In conclusion it should be stated that the epigraphs, duality of presentation and multiple
endings of the novel make “The French Lieutenant’s Woman” an outstanding parody and
imitation of the Victorian novel. It is a retrospective twentieth century examination of the
Victorian novel of the nineteenth century.

37
SUMMARY

Darbas pristato J.R. Faulzo romaną “Prancūzų leitenanto moteris”, kaip karalienės
Viktorijos epochos romano imitaciją ir parodiją. Šiam teiginiui įrodyti naudojamas Genetto
pasakojimo diskurso teorija. Romane Fowles plačiai naudoja postmoderno rašymo technikas,
tokias kaip drovios autoriaus intarpas, supažindinimo dualizmas, laiko sutrikimas ir įvairiarūšės
pabaigos. Novelė, būdama postmodernios metafikcijos pavyzdžiu, tyčia sulaužo fiktyvią iliuziją
ir tiesiogiai paaiškina jos nuosavą išgalvotą kompozicijos prigimtį arba procesą. Pirmiausia darbe
analizuojami romane moto ir epigrafai. Epigrafai ne tik atspindi karalienės Viktorijos epochos
aplinką, bet ir daro mūsų romano supratimą gilesniu. Jų paskirtis užduoti skyriui toną ir
pakomentuoti skyriuje išdėstytus įvykius, pavyzdžiui, situacijas arba charakterius. Epigrafai ne
tik atspindi karalienės Viktorijos epochos atmosferą, bet taip pat pabrėžia išgalvotą iliuziją,
priminant skaitytojui, kad jis arba ji skaito beletristiką. Antra, romanas yra dviprasmiškas, nes
karalienės Viktorijos epocha pateikta iš dvidešimto amžiaus perspektyvos.
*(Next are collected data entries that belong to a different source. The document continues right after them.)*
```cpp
tbc_status take_streams(tbc_batch* B) {
  if (t_ctx) {
    B->borrowed = true; B->stream = t_ctx->stream;
    for (int i = 0; i < 6; i++) B->ev[i] = t_ctx->ev[i];
    if (B->rsweep) {
      if (!t_ctx->stream2) {
        HIP_TRY(hipStreamCreateWithFlags(&t_ctx->stream2, hipStreamNonBlocking));
        for (auto& e : t_ctx->ev2) HIP_TRY(hipEventCreate(&e));
      }
      B->stream2 = t_ctx->stream2; B->ev2[0] = t_ctx->ev2[0]; B->ev2[1] = t_ctx->ev2[1];
    }
  } else {
    HIP_TRY(hipStreamCreateWithFlags(&B->stream, hipStreamNonBlocking));
    for (auto& e : B->ev) HIP_TRY(hipEventCreate(&e));
    if (B->rsweep) {
      HIP_TRY(hipStreamCreateWithFlags(&B->stream2, hipStreamNonBlocking));
      for (auto& e : B->ev2) HIP_TRY(hipEventCreate(&e));
    }
  }
  return TBC_OK;
}

tbc_status upload_inputs(CreatePlan& P, bool* done) {
  tbc_batch* B = P.B; const tbc_batch_desc* desc = P.desc;
  const uint32_t nh = P.nh;
  const bool beam = P.beam, device_sizing = P.device_sizing;
  const uint64_t T = B->total_ops, bocc_n = P.tot.bocc_n;
  *done = false;
  std::vector<uint32_t> work(nh);
  for (uint32_t h = 0; h < nh; h++) work[h] = h;
  if (t_ctx && T && !(B->count_form && bocc_n) && !device_sizing) {
    char* const base = (char*)B->d_f.p;
    const auto at = [&](const void* p) { return (size_t)((const char*)p - base); };
    const auto a256 = [](size_t b) { return (b + 255) & ~(size_t)255; };
    const bool consecutive = !B->d_f.owned && !B->d_a.owned && !B->d_b.owned && !B->d_proc.owned && !B->d_inv.owned && !B->d_ret.owned && !B->d_hist.owned &&
                             !B->d_bh.owned && !B->d_work.owned && at(B->d_a.p) == a256(T) && at(B->d_b.p) == at(B->d_a.p) + a256(T * 4) &&
                             at(B->d_proc.p) == at(B->d_b.p) + a256(T * 4) && at(B->d_inv.p) == at(B->d_proc.p) + a256(T * 4) && at(B->d_ret.p) == at(B->d_inv.p) + a256(T * 4) &&
                             at(B->d_hist.p) == at(B->d_ret.p) + a256(T * 4) && at(B->d_bh.p) == at(B->d_hist.p) + a256(nh * sizeof(Hist)) &&
                             at(B->d_work.p) == at(B->d_bh.p) + a256(std::max<size_t>(beam ? nh : 0, 1) * sizeof(BeamHist));
    if (consecutive) {
      const size_t total = at(B->d_work.p) + a256((size_t)nh * 4);
      B->upload_stage.resize(total);
      if (B->upload_stage.own.empty()) {
        char* st = B->upload_stage.data();
        std::memcpy(st, desc->cols.f, T);
        std::memcpy(st + at(B->d_a.p), desc->cols.a, T * 4);
        std::memcpy(st + at(B->d_b.p), desc->cols.b, T * 4);
        std::memcpy(st + at(B->d_proc.p), B->count_form ? P.slot_col.data() : desc->cols.process, T * 4);
        std::memcpy(st + at(B->d_inv.p), desc->cols.inv_pos, T * 4);
        std::memcpy(st + at(B->d_ret.p), desc->cols.ret_pos, T * 4);
        std::memcpy(st + at(B->d_hist.p), B->hist.data(), nh * sizeof(Hist));
        if (beam) std::memcpy(st + at(B->d_bh.p), B->bh.data(), nh * sizeof(BeamHist));
        std::memcpy(st + at(B->d_work.p), work.data(), (size_t)nh * 4);
        HIP_TRY(hipMemcpyAsync(base, st, total, hipMemcpyHostToDevice, B->stream));
        B->inputs_fresh = true;
        *done = true;
        TRACE("create: inputs queued as one block");
        return TBC_OK;
      }
    }
  }
  if (T) {
    HIP_TRY(hipMemcpyAsync(B->d_f.p, desc->cols.f, T, hipMemcpyHostToDevice, B->stream));
    HIP_TRY(hipMemcpyAsync(B->d_a.p, desc->cols.a, T * 4, hipMemcpyHostToDevice, B->stream));
    HIP_TRY(hipMemcpyAsync(B->d_b.p, desc->cols.b, T * 4, hipMemcpyHostToDevice, B->stream));
    HIP_TRY(hipMemcpyAsync(B->d_proc.p, B->count_form ? P.slot_col.data() : desc->cols.process, T * 4, hipMemcpyHostToDevice, B->stream));
    HIP_TRY(hipMemcpyAsync(B->d_inv.p, desc->cols.inv_pos, T * 4, hipMemcpyHostToDevice, B->stream));
    HIP_TRY(hipMemcpyAsync(B->d_ret.p, desc->cols.ret_pos, T * 4, hipMemcpyHostToDevice, B->stream));
  }
  std::vector<uint64_t> cmem_host;
  if (B->count_form && bocc_n) {
    cmem_host.reserve(bocc_n);
    for (uint32_t h = 0; h < nh; h++) cmem_host.insert(cmem_host.end(), B->count_hist[h].words.begin(), B->count_hist[h].words.end());
    HIP_TRY(hipMemcpyAsync(B->d_cmem.p, cmem_host.data(), cmem_host.size() * 8, hipMemcpyHostToDevice, B->stream));
  }
  HIP_TRY(hipMemcpyAsync(B->d_hist.p, B->hist.data(), nh * sizeof(Hist), hipMemcpyHostToDevice, B->stream));
  HIP_TRY(hipMemcpyAsync(B->d_work.p, work.data(), nh * 4, hipMemcpyHostToDevice, B->stream));
  HIP_TRY(hipStreamSynchronize(B->stream));
  TRACE("create: inputs resident");
  return TBC_OK;
}
// ... 157 lines not shown
```

jepsen-tigerbeetle_amd/csrc/batch_run.hip:

```cpp
#include "tbc_batch.h"
#include "witness_expand.h"

using namespace tbc;

namespace tbc {

static SearchArgs make_search_args(tbc_batch* B, uint64_t* tab, uint32_t n_work) {
  SearchArgs a{};
  a.hist = B->d_hist.p; a.rec = B->d_rec.p; a.seg = B->d_seg.p; a.ret_slot = B->d_ret_slot.p;
  a.ret_op = B->d_ret_op.p;
  a.frames = B->d_frames.p; a.tab = tab; a.results = B->d_results.p;
  a.witness = B->opts.want_witness ? B->d_witness.p : nullptr;
  a.work = B->d_work.p; a.queue = B->d_queue.p;
  a.table = B->d_table.p; a.n_work = n_work; a.model_kind = B->model.kind;
  a.init_state = B->model.init;
  a.n_classes = B->model.n_classes; a.n_states = B->model.n_states;
  a.max_steps = B->opts.max_steps;
  a.time_limit_ticks = B->opts.time_limit_ms * 100000ull;
  a.dbg = debug_words();
  a.pool_vals = B->d_pool_vals.p;
  a.cfg = B->d_cfg.p;
  a.progress = B->progress; a.progress_dev = B->d_progress.p;
  return a;
}

PackArgs make_pack_args(tbc_batch* B) {
  PackArgs pa{};
  pa.hist = B->d_hist.p; pa.f = B->d_f.p; pa.a = B->d_a.p; pa.b = B->d_b.p; pa.process = B->d_proc.p;
  pa.inv_pos = B->d_inv.p; pa.ret_pos = B->d_ret.p; pa.rec = B->d_rec.p; pa.seg = B->d_seg.p;
  pa.ret_slot = B->d_ret_slot.p; pa.ret_op = B->d_ret_op.p; pa.bitmap = B->d_bitmap.p; pa.wpre = B->d_wpre.p;
  pa.scratch = B->d_frames.p; pa.frame_words = B->frame_words; pa.n_hist = B->n_hist;
  pa.model_kind = B->model.kind; pa.n_classes = B->model.n_classes; pa.dbg = debug_words();
  pa.pool_vals = B->d_pool_vals.p; pa.pool_len = B->pool_len; pa.n_keys = B->model.n_keys;
  return pa;
}

PackOpenArgs make_pack_open_args(tbc_batch* B) {
  PackOpenArgs po{};
  po.hist = B->d_hist.p; po.bh = B->d_bh.p; po.f = B->d_f.p; po.a = B->d_a.p; po.b = B->d_b.p; po.process = B->d_proc.p;
  po.scratch = B->d_frames.p; po.off = B->d_off.p; po.ncr = B->d_ncr.p; po.lst = B->d_lst.p;
  po.rec = B->d_rec.p; po.seg = B->d_seg.p; po.chunks_per_hist = (uint32_t)((B->max_ops + 63) / 64);
  po.crashed = B->d_crashed.p; po.ret_slot = B->d_ret_slot.p; po.slot8 = B->d_slot8.p;
  po.ret_op = B->d_ret_op.p; po.look = B->lookahead ? B->d_look.p : nullptr; po.tmp = B->d_looktmp.p; po.n_hist = B->n_hist; po.mask_words = B->mask_words;
  po.branch_lists = (B->rules & kRuleBranch) ? 1u : 0u;
  po.rk8 = B->lanes ? B->d_rk8.p : nullptr; po.front_words = B->front_words(); po.front_compact = B->front_words() == kFrontCompactWords ? 1u : 0u;
  po.twn = B->reg_rules() ? B->d_twn.p : nullptr; po.rdm = (B->reg_rules() || B->lanes) ? B->d_rdm.p : nullptr; po.vpad = B->vpad;
  po.cmem = B->count_form ? B->d_cmem.p : nullptr;
  po.list_order = B->list_order();
  po.order_of = (!B->hist_order.empty() && B->d_order.p) ? B->d_order.p : nullptr;
  return po;
}

static uint32_t search_blocks(uint32_t n_work) {
  return std::max(1u, (n_work + kWavesPerBlock - 1) / kWavesPerBlock);
}
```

Kaip taip būdinga
visai postmoderniajai literatūrai, Fowles paima karalienės Viktorijos epochos romano formą ir
suteikia jai naują kontekstą, kurį jai suteikia dvidešimto amžiaus pasakotojas. Autorius pabrėžia,
kad jis nerašo romano karalienės Viktorijos laikais, bet rašo ją dvidešimtame amžiuje. Skaitytojui
nuolat, kiekviename skyriuje, primenami 1867 metai, kai prasidėjo romane pateikti įvykiai.
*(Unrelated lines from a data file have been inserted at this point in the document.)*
+  GsFastProbe f;
+  f.k = d.key[cur][i];
+  f.m = d.meta[i];
+  const uint32_t q0 = d.queued[i], heard0 = d.heard[i];
+  const uint32_t rbits = inb & ~(GS_ACC_BIT | GS_WAKE_BIT) & am;
+  const uint32_t lt0 = rbits != 0u ? d.ltime_member[i] : 0u;
+  if (due_now) {
+    f.cursor = d.cursor[i];
+    f.pass = d.pass[i];
+  }
+  const uint32_t m0 = f.m;
+  if (gs_key_truth(f.k) != GS_TRUTH_UP || gs_key_rank(f.k) != GS_RANK_ALIVE ||
+      (m0 & (GS_META_DIRTY | GS_META_ISOLATED | GS_META_LEAVING)) || (q0 & ~am))
+    return false;
+  if (due_now && gs_meta_stage(m0) != GS_STAGE_IDLE) return false;
+  const uint32_t fresh = rbits & ~heard0;
+  uint32_t lt = lt0;
+  if (fresh != 0u) {
+    if (m0 & GS_META_WATCHED) return false;
+    for (uint32_t fm = fresh; fm != 0u; fm &= fm - 1u) {
+      const GsRumor& ru = g.rumors[gs_lowbit(fm)];
+      if (ru.kind == GS_RUMOR_JOIN_INTENT || ru.kind == GS_RUMOR_LEAVE_INTENT) {
+        if (ru.ltime >= lt) lt = ru.ltime + 1u;
+      } else if (ru.kind != GS_RUMOR_ALIVE) {
+        return false;
+      }
+    }
+  }
+  const uint32_t q1 = q0 | fresh;
+  const bool gossip = gslot == gs_meta_gphase(m0) && q1 != 0u;
+
+  if (due_now && !gs_fast_target(d, g, cur, i, f)) return false;
+  uint32_t cc[4], kc[4], txw[2] = {0u, 0u};
+  if (gossip) {
+    const GsU4 blk = gs_philox(g.seed_lo, g.seed_hi, i, t, GS_PUR_GOSSIP, 0u);
+#pragma unroll
+    for (uint32_t x = 0; x < 4u; ++x) {
+      cc[x] = gs_fastmod(gs_u4_get(blk, x), g.n, g.n_magic);
+      kc[x] = cc[x] != i ? gs_peer_key(d, cur, cc[x], false) : 0u;
+    }
+    uint32_t mm = pm;
+#pragma unroll
+    for (uint32_t x = 0; x < GS_FG_PAIRS; ++x) {
+      if (mm != 0u) {
+        const uint32_t p = gs_lowbit(mm);
+        mm &= mm - 1u;
+        const uint32_t w = *reinterpret_cast<const uint16_t*>(d.tx + GS_TX(2u * p, cap, i));
+        txw[x >> 1] |= w << ((x & 1u) * 16u);
+      }
+    }
+  }
+  if (due_now && !gs_fast_accept(g, i, t, f)) return false;
+  const uint32_t want = g.gossip_nodes > 8u ? 8u : g.gossip_nodes;
+  uint32_t np = 0, sel = 0;
+  if (gossip) {
+#pragma unroll
+    for (uint32_t x = 0; x < 4u; ++x) {
+      if (np < want) {
+        const uint32_t c = cc[x], k = kc[x], rank = gs_key_rank(k);
+        bool take = c != i && gs_key_truth(k) != GS_TRUTH_NONE && rank != GS_RANK_LEFT;
+        if (take && (rank == GS_RANK_DEAD || gs_key_pending(k))) return false;
+#pragma unroll
+        for (uint32_t y = 0; y < x; ++y) take = take && !(((sel >> y) & 1u) && cc[y] == c);
+        if (take) {
+          sel |= 1u << x;
+          ++np;
+        }
+      }
+    }
+    if (np < want) return false;
+  }
+
+  const uint32_t inxt = (t + 1u) & g.ring_mask;
+  sink.activity();
+  d.inbox[t & g.ring_mask][i] = 0u;
+  sink.stat(GS_ST_ACTIVE_ROWS, 1);
+  if (fresh != 0u) {
+    for (uint32_t fm = fresh; fm != 0u; fm &= fm - 1u) {
+      const uint32_t r = gs_lowbit(fm);
+      d.tx[GS_TX(r, cap, i)] = 0;
+      sink.heard(r);
+    }
+    sink.stat(GS_ST_RUMORS_ACCEPTED, gs_popc(fresh));
+    d.heard[i] = heard0 | fresh;
+    if (lt != lt0) d.ltime_member[i] = lt;
+  }
+  if (due_now) {
+    bool acked = false;
+    (void)gs_fast_finish(d, g, sink, i, t, f, &acked);
+    sink.stat(GS_ST_PROBES, 1);
+    if (acked) sink.stat(GS_ST_ACKS, 1);
+  }
+  uint32_t q = q1;
+  if (gossip) {
+    const uint32_t lim = g.retransmit_limit;
+    uint32_t pk0 = 0, pk1 = 0, pk2 = 0, pk3 = 0, n_pkts = 0, sent = 0;
+    for (uint32_t qm = q1; qm != 0u; qm &= qm - 1u) {
+      const uint32_t r = gs_lowbit(qm), x = gs_popc(pm & ((1u << (r >> 1)) - 1u));
+      const uint32_t tx = (fresh >> r) & 1u ? 0u : ((x >> 1 ? txw[1] : txw[0]) >> ((x & 1u) * 16u + (r & 1u) * 8u)) & 0xFFu;
+      const uint32_t room = lim > tx ? lim - tx : 1u;
+      const uint32_t s = room < np ? room : np;
+      d.tx[GS_TX(r, cap, i)] = (uint8_t)(tx + s);
+      if (tx + s >= lim) q &= ~(1u << r);
+      sent += s;
+      if (s > n_pkts) n_pkts = s;
+      pk0 |= 1u << r;
+      pk1 |= s > 1u ? 1u << r : 0u;
+      pk2 |= s > 2u ? 1u << r : 0u;
+      pk3 |= s > 3u ? 1u << r : 0u;
+    }
+    sink.stat(GS_ST_RUMORS_SENT, sent);
+    sink.stat(GS_ST_GOSSIP_PACKETS, n_pkts);
+#pragma unroll
+    for (uint32_t x = 0; x < 4u; ++x) {
+      if ((sel >> x) & 1u) {
+        if (pk0 != 0u) gs_post(d, g, sink, inxt, cc[x], pk0);
+        pk0 = pk1;
+        pk1 = pk2;
+        pk2 = pk3;
+        pk3 = 0u;
+      }
+    }
+  }
+  if (q != q0) d.queued[i] = q;
+  if (q != 0u) gs_post(d, g, sink, inxt, i, GS_WAKE_BIT);
+  return true;
+}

Gausiose autoriaus intarpuose Fowles atvirai lygina dvi epochas arba aptarinėja šiuolaikines
dvidešimto amžiaus problemas. Pagaliau, įvairiarūšės romano pabaigos, būdamos tipine
postmoderno priemone, dar kartą parodo, kad ši karalienės Viktorijos laikus aprašanti romanas
galėjo būti parašyta tik dvidešimtame amžiuje. Ji primena skaitytojui apie romano netikrumą, nes
skaitytojui siūloma pasirinkti pabaigą, kuri jam arba jai daugiau patinka. Įvairiarūšės pabaigos
taip pat suteikia rašytojui galimybė aptarti su skaitytoju karalienės Viktorijos laikų susitarimus ir
dvidešimto amžiaus egzistencijos idėjas. Pabaigoje reikia konstatuoti, kad epigrafai,
supažindinimo dualizmas ir įvairiarūšės romano pabaigos, kurie analizuojami darbe, padaro
“Prancūzų leitenanto moterį” išskirtine karalienės Viktorijos laikų romano parodija.